#### [EXERCISE BRIEF]
Whenever "inline" appears in a line of the entries below, that line counts; give the total only.
═════ EXTRACTED INFORMATION
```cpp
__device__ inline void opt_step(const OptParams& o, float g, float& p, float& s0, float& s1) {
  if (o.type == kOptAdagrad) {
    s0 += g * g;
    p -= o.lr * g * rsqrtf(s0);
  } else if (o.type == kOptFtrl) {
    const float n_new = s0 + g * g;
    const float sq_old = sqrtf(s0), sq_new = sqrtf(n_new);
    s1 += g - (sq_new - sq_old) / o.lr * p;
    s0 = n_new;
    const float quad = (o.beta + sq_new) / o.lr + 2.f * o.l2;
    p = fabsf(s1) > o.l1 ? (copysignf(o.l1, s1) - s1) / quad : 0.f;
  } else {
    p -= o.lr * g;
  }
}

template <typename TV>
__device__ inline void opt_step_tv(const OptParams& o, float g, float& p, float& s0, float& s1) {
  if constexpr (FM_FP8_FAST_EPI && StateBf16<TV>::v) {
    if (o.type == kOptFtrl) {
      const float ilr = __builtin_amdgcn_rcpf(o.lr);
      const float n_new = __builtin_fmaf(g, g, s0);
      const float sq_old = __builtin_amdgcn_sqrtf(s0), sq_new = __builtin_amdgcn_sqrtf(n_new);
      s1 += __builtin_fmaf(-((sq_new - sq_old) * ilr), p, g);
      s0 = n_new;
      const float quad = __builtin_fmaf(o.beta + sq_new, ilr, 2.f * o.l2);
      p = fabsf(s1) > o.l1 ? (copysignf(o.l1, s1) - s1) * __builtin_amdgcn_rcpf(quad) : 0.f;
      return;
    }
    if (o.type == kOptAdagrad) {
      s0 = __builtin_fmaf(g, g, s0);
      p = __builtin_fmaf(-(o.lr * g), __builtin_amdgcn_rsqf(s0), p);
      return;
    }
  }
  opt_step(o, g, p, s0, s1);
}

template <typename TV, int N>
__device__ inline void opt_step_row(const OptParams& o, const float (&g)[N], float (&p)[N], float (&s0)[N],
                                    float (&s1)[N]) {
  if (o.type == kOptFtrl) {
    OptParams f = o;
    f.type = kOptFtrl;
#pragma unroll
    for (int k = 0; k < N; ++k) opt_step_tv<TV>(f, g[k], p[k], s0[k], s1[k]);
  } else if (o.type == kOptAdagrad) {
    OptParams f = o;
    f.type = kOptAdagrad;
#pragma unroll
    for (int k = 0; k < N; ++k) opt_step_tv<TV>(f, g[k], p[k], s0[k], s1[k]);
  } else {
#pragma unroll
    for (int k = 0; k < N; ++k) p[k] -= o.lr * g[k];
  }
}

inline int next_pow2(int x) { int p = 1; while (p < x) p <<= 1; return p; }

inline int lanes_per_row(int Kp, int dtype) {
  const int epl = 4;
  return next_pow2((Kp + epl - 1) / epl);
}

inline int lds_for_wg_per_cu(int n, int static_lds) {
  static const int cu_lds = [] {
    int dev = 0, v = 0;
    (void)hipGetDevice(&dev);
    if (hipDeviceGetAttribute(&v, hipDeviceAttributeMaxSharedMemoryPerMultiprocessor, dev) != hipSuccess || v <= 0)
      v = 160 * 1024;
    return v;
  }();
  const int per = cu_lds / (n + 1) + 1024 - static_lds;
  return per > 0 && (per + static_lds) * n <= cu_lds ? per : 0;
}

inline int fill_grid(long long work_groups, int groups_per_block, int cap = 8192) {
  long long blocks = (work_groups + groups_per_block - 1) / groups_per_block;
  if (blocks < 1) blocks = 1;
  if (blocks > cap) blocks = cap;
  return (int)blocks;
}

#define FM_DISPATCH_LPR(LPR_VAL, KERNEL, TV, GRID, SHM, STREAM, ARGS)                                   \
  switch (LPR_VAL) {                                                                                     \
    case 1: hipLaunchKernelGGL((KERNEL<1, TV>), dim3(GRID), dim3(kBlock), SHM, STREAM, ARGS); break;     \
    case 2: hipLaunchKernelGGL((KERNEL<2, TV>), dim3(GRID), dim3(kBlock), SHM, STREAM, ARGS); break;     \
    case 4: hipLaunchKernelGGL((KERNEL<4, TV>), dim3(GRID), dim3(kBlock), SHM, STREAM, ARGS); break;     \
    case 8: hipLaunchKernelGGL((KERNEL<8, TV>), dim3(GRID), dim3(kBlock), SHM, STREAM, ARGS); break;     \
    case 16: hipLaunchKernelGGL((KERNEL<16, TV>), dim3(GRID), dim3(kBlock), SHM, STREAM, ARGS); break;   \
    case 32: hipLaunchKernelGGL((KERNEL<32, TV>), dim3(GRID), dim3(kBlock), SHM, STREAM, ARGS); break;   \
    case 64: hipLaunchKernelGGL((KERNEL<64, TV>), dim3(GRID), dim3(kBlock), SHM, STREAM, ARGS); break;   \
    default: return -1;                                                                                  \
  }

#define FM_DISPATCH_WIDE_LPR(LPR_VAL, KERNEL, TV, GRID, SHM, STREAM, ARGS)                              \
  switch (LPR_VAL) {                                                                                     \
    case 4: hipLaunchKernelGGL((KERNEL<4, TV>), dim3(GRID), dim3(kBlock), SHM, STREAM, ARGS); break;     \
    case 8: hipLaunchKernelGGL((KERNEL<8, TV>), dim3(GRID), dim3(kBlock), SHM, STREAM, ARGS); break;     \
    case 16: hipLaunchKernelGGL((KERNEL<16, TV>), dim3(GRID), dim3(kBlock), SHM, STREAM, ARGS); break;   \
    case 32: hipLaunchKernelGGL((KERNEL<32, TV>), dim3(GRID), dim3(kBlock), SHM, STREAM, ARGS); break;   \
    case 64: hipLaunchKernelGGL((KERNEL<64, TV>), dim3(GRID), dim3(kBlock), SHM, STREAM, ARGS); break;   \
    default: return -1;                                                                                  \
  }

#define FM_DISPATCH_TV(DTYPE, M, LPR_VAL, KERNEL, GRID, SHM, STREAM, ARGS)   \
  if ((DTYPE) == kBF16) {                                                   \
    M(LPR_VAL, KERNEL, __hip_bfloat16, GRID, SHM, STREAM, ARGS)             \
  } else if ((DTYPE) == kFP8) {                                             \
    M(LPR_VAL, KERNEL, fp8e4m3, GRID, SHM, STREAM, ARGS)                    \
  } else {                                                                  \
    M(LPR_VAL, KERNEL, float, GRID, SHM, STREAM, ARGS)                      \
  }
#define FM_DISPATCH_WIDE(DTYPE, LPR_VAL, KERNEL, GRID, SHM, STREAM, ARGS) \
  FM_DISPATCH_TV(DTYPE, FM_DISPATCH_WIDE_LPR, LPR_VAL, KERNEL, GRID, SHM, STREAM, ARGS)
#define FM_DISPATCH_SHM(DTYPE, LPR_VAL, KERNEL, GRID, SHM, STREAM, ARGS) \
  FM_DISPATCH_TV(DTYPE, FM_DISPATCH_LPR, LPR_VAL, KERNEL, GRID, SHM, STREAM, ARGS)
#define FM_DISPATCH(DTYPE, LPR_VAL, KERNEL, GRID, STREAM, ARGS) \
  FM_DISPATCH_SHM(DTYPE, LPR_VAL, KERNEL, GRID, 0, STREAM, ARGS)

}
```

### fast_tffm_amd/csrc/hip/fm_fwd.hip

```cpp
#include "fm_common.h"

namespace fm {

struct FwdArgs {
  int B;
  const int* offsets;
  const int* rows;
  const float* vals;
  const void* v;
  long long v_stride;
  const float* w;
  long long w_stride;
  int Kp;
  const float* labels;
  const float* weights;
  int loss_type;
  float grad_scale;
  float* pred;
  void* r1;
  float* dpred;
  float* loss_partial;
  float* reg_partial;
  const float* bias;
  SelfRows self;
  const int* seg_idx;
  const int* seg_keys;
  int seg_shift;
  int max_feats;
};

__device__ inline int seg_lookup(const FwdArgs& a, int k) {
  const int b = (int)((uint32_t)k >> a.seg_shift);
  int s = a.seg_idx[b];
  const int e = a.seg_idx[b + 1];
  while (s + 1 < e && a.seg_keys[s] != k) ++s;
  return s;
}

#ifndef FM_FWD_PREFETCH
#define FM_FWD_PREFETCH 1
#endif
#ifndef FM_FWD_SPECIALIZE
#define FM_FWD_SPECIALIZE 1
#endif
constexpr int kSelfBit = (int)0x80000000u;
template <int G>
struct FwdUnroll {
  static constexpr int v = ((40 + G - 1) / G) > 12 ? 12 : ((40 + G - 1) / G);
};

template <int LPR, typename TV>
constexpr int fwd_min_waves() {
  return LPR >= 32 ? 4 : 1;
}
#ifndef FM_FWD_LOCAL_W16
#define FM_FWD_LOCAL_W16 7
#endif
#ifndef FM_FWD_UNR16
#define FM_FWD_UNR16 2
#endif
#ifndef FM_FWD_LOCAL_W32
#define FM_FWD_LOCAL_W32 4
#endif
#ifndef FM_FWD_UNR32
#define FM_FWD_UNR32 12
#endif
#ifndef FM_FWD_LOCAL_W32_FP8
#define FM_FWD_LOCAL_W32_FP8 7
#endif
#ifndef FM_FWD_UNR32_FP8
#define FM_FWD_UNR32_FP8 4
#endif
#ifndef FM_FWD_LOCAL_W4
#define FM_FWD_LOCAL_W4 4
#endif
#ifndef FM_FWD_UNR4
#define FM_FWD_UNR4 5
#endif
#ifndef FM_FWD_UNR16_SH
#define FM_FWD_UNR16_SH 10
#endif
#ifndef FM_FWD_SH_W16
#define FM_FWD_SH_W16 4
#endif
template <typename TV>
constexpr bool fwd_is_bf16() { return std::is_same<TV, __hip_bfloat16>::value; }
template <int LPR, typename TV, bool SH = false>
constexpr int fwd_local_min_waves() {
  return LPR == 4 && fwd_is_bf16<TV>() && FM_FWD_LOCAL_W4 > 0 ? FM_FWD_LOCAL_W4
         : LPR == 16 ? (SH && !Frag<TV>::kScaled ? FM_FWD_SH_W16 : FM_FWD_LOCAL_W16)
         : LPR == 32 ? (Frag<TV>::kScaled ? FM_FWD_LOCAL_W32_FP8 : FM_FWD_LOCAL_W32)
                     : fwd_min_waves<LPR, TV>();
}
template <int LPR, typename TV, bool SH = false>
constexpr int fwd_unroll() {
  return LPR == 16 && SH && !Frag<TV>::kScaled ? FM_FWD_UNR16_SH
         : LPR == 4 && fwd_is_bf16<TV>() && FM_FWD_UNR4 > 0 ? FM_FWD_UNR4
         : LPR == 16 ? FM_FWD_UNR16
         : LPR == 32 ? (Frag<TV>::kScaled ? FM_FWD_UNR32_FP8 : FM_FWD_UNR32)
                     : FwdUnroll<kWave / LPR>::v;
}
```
══════════
#### [EXERCISE RESULT]
8